## Work to complete:
When a line below contains the string "items", show that line.

Collected data:

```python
def bn_apply(x, C, scale, shift, y, res=None, relu=False):
    _lib.call("kg_bn_apply", ptr(_rows(x)), ld(x), ptr(scale), ptr(shift), ptr(base(res)), ld(res) if res is not None else 0, ptr(_rows(y)), ld(y),
              base(x).shape[0], C, 1 if relu else 0, pl(a=x, b=res, y=y), stream_ptr(), fmt=fmt_of(x))


def bn_bwd(x, dy, C, gamma, mean, invstd, dgamma, dbeta, dx, accumulate=False, parts=None, parts_scale=None):
    sc = scratch_f32(2 * C * 512 + 3 * C, base(x).device, "bn")
    pt, nbp = parts if parts is not None else (None, 0)
    _lib.call("kg_bn_bwd", ptr(_rows(x)), ld(x), ptr(_rows(dy)), ld(dy), ptr(gamma), ptr(mean), ptr(invstd), ptr(dgamma), ptr(dbeta),
              1 if accumulate else 0, ptr(_rows(dx)), ld(dx), base(x).shape[0], C, ptr(sc), sc.numel(), ptr(pt), nbp, ptr(parts_scale),
              pl(a=x, b=dy, y=dx), stream_ptr(), fmt=fmt_of(x))


def maxpool_fwd(x, y, N, H, W, C, argmax=None):
    _lib.call("kg_maxpool3s2_fwd", ptr(_rows(x)), ld(x), ptr(_rows(y)), ld(y), ptr(argmax), N, H, W, C, pl(a=x, y=y), stream_ptr(), fmt=fmt_of(x))


def maxpool_bwd(x, dy, dx, N, H, W, C, argmax=None):
    _lib.call("kg_maxpool3s2_bwd", ptr(_rows(x)), ld(x), ptr(_rows(dy)), ld(dy), ptr(_rows(dx)), ld(dx), ptr(argmax), N, H, W, C,
              pl(a=x, b=dy, y=dx), stream_ptr(), fmt=fmt_of(dy))


def bilinear_fwd(x, y, N, IH, IW, OH, OW, C, boxdesc=None, row2box=None):
    rows = base(y).shape[0] if boxdesc is not None else 0
    _lib.call("kg_bilinear_fwd", ptr(_rows(x)), ld(x), ptr(_rows(y)), ld(y), N, IH, IW, OH, OW, C, ptr(boxdesc), ptr(row2box),
              c_long(rows), pl(a=x, y=y), stream_ptr(), fmt=fmt_of(x))


def bilinear_bwd(dy, dx, N, IH, IW, OH, OW, C, boxdesc=None, row2box=None, mask=None):
    rows = base(dx).shape[0] if boxdesc is not None else 0
    _lib.call("kg_bilinear_bwd", ptr(_rows(dy)), ld(dy), ptr(_rows(dx)), ld(dx), N, IH, IW, OH, OW, C, ptr(boxdesc), ptr(row2box),
              c_long(rows), ptr(base(mask)), ld(mask) if mask is not None else 0, pl(a=dy, y=dx), stream_ptr(), fmt=fmt_of(dy))


def add_rows(a, b, y, C, mask=None, scale=None):
    r, r2 = scale if scale is not None else (None, None)
    _lib.call("kg_add_rows", ptr(_rows(a)), ld(a), ptr(base(b)), ld(b) if b is not None else 0, ptr(base(mask)),
              ld(mask) if mask is not None else 0, ptr(_rows(y)), ld(y), c_long(base(a).shape[0]), C, ptr(r), ptr(r2), pl(a=a, b=b, y=y), stream_ptr(),
              fmt=fmt_of(a))


def planes_to_f32(x, C, out):
    _lib.call("kg_planes_to_f32", ptr(_rows(x)), ld(x), ptr(out), out.stride(0), c_long(base(x).shape[0]), C, pl(a=x), stream_ptr(), fmt=fmt_of(x))


def f32_to_planes(acc, y, C, addto=None, scale=None):
    _lib.call("kg_f32_to_planes", ptr(acc), acc.stride(0), ptr(_rows(y)), ld(y), ptr(base(addto)), ld(addto) if addto is not None else 0,
              c_long(acc.shape[0]), C, pl(b=addto, y=y, scale=scale), stream_ptr(), fmt=fmt_of(y))


def sigmoid_(x):
    _lib.call("kg_sigmoid_inplace", ptr(x), c_long(x.numel()), stream_ptr())
    return x


def grad_pack(g, prob, out, N, C, H, W, cpad, scale=None):
    _lib.call("kg_grad_pack", ptr(g), ptr(prob), ptr(_rows(out)), N, C, H, W, ld(out), cpad, pl(y=out, scale=scale), stream_ptr(), fmt=fmt_of(out))


def grad_pack3(gs, prob0, out, N, Cs, H, W, pads, scale=None):
    _lib.call("kg_grad_pack3", ptr(gs[0]), ptr(gs[1]), ptr(gs[2]), ptr(prob0), ptr(_rows(out)), N, Cs[0], Cs[1], Cs[2], H, W, ld(out),
              pads[0], pads[1], pads[2], pl(y=out, scale=scale), stream_ptr(), fmt=fmt_of(out))


GRAD_TARGET_LOG2 = int(__import__("os").environ.get("KG_GRAD_TARGET_LOG2", "4"))
_gs_state = {}


def grad_scale(tensors, probs=None):
    import ctypes
    probs = probs or [None] * len(tensors)
    pairs = [(t, q) for t, q in zip(tensors, probs) if t is not None and t.numel() > 0]
    ts = [t for t, _ in pairs]
    qs = [q for _, q in pairs]
    assert 1 <= len(ts) <= 24 and all(t.dtype == torch.float32 and t.is_contiguous() for t in ts)
    assert all(q is None or (q.dtype == torch.float32 and q.is_contiguous() and q.numel() == t.numel()) for t, q in pairs)
    dev = ts[0].device
    scr = _gs_state.get(str(dev))
    if scr is None:
        scr = torch.zeros(2, dtype=torch.int32, device=dev)
        _gs_state[str(dev)] = scr
    out = torch.empty(2, dtype=torch.float32, device=dev)
    ptrs = (ctypes.c_void_p * len(ts))(*[t.data_ptr() for t in ts])
    prbs = (ctypes.c_void_p * len(ts))(*[q.data_ptr() if q is not None else None for q in qs])
    cnts = (ctypes.c_long * len(ts))(*[t.numel() for t in ts])
    _lib.call("kg_grad_scale", ptrs, prbs, cnts, len(ts), GRAD_TARGET_LOG2, ptr(scr), ptr(out), stream_ptr())
    return out


def scale_tensors(tensors, scale, flag=None):
    import numpy as np
    flush_wgrad()
    scales = scale if isinstance(scale, (list, tuple)) else [scale] * len(tensors)
    pairs = [(t, sc) for t, sc in zip(tensors, scales) if t is not None and t.numel() > 0]
    if not pairs:
        return
    dt = np.dtype([("p", "<u8"), ("n", "<i8"), ("scale", "<u8"), ("blk0", "<i4"), ("pad", "<i4")])
    arr = np.zeros(len(pairs), dt)
    blk = 0
    for i, (t, sc) in enumerate(pairs):
        assert t.dtype == torch.float32 and t.is_contiguous() and sc.dtype == torch.float32
        arr[i] = (t.data_ptr(), t.numel(), sc.data_ptr(), blk, 0)
        blk += (t.numel() + 4095) // 4096
    tab = h2d(arr.view(np.uint8).reshape(-1), pairs[0][0].device)
    _lib.call("kg_scale_tensors", ptr(tab), len(pairs), blk, ptr(flag), stream_ptr())


def rows_rescale(g, C, cum_in, target_log2=None):
    dev = base(g).device
    scr = _gs_state.get(str(dev))
    if scr is None:
        scr = torch.zeros(2, dtype=torch.int32, device=dev)
        _gs_state[str(dev)] = scr
    out = torch.empty(3, dtype=torch.float32, device=dev)
    _lib.call("kg_rows_rescale", ptr(_rows(g)), ld(g), c_long(base(g).shape[0]), C, GRAD_TARGET_LOG2 if target_log2 is None else target_log2,
              ptr(cum_in), ptr(out[0:2]), ptr(out[2:3]), ptr(scr), pl(a=g), stream_ptr(), fmt=fmt_of(g))
    return out[2:3], out[0:2]


def rows_scale_multi(items, r, r2=None):
    import ctypes
    items = [(g, C) for g, C in items if base(g).shape[0] > 0]
    for i in range(0, len(items), 8):
        chunk = items[i:i + 8]
        desc = (ctypes.c_long * (6 * len(chunk)))()
        for k, (g, C) in enumerate(chunk):
            P, ps = nplanes(g)
            desc[6 * k:6 * k + 6] = [_rows(g).data_ptr(), ld(g), base(g).shape[0], C, P, ps]
        _lib.call("kg_rows_scale_multi", desc, len(chunk), ptr(r), ptr(r2), stream_ptr(), fmt=fmt_of(chunk[0][0]))


def rows_scale(g, C, r, r2=None):
    _lib.call("kg_rows_scale", ptr(_rows(g)), ld(g), c_long(base(g).shape[0]), C, ptr(r), ptr(r2), pl(a=g), stream_ptr(), fmt=fmt_of(g))
```

Before: 129.1 imgs/s.

## Fuse reduction finalize into partial-sum kernels via last-block-arrives counters

Replaces the separate single-block finalize launches after the BN stats, BN backward, detection-loss and seg-loss reductions with an in-kernel last-arriver pattern. Blocks publish partials with agent-scope atomics, bump a per-launch counter drawn from a per-stream arena, and the last block computes the final statistics. The arena is memset once per forward or backward pass. This removes one kernel launch and its dependency bubble per reduction, at the cost of atomics, fences and a serialized tail inside the last block.

Result: no change. 129.0 imgs/s (-0.1%).

```diff
diff --git a/include/kgnet_hip.h b/include/kgnet_hip.h
--- a/include/kgnet_hip.h
+++ b/include/kgnet_hip.h
@@ -20,6 +20,9 @@
 const char* kg_last_error(void);
 const char* kg_last_kernel(void);
 int kg_version(void);
+int kg_fused_finalize_begin(void);
+int kg_set_fused_finalize(int on);
+long kg_fused_finalize_launches(void);
 int kg_device_arch(char* out, int cap);
 int kg_tr_probe(void* out_u16x256, void* stream);
 int kg_f64_probe(const double* a, const double* b, double* out5n, int n, void* stream);
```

## Written answer:
def rows_scale_multi(items, r, r2=None):
    items = [(g, C) for g, C in items if base(g).shape[0] > 0]
    for i in range(0, len(items), 8):
        chunk = items[i:i + 8]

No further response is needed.